Action item: Go to the line that contains "typedef __attribute__((address_space(3))) void" and transcribe from there to the end of the entries, that line and the last one included.

Saved data entries:
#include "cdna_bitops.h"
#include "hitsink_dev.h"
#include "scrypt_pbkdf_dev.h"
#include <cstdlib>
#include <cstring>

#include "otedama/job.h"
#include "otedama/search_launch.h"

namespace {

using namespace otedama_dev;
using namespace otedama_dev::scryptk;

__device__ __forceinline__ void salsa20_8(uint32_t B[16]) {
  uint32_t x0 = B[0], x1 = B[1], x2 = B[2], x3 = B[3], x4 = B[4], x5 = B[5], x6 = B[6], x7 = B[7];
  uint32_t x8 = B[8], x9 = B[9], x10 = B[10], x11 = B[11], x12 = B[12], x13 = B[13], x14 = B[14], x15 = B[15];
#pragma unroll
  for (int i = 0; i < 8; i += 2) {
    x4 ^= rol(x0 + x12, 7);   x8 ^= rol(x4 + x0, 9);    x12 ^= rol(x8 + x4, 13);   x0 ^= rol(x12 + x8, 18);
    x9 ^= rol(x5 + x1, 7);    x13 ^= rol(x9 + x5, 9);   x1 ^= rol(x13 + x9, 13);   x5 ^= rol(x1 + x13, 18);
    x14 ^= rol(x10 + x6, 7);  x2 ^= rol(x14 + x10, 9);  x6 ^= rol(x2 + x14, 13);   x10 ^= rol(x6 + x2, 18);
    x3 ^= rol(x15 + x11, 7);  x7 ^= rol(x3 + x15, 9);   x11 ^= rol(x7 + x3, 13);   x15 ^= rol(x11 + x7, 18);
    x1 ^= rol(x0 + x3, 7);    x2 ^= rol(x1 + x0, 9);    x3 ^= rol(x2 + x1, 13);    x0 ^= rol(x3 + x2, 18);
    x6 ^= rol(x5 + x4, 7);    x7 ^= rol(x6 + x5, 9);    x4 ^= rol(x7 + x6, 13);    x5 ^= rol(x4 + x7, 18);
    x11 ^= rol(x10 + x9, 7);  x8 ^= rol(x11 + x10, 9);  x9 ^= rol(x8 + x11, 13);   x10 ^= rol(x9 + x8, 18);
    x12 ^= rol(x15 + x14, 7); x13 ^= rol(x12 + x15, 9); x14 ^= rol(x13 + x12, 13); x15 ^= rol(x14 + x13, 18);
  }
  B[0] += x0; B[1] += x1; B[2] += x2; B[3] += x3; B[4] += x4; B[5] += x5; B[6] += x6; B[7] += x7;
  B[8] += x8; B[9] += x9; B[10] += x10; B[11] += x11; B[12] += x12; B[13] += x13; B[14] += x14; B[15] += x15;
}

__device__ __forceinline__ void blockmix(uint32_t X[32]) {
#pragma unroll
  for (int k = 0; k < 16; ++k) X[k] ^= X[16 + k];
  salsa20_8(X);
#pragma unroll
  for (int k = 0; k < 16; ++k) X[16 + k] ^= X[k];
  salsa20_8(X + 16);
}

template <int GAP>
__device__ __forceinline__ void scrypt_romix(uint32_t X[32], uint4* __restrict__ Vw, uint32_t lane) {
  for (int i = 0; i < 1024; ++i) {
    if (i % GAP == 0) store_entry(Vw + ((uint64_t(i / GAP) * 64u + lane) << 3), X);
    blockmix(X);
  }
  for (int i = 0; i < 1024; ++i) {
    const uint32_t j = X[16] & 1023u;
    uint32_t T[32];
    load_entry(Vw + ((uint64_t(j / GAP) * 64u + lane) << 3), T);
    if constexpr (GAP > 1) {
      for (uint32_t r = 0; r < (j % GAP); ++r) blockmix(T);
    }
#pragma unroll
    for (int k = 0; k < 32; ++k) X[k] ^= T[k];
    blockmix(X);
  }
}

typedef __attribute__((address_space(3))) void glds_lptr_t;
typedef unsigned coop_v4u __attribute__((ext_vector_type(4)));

Answer to the exercise:
typedef __attribute__((address_space(3))) void glds_lptr_t;
typedef unsigned coop_v4u __attribute__((ext_vector_type(4)));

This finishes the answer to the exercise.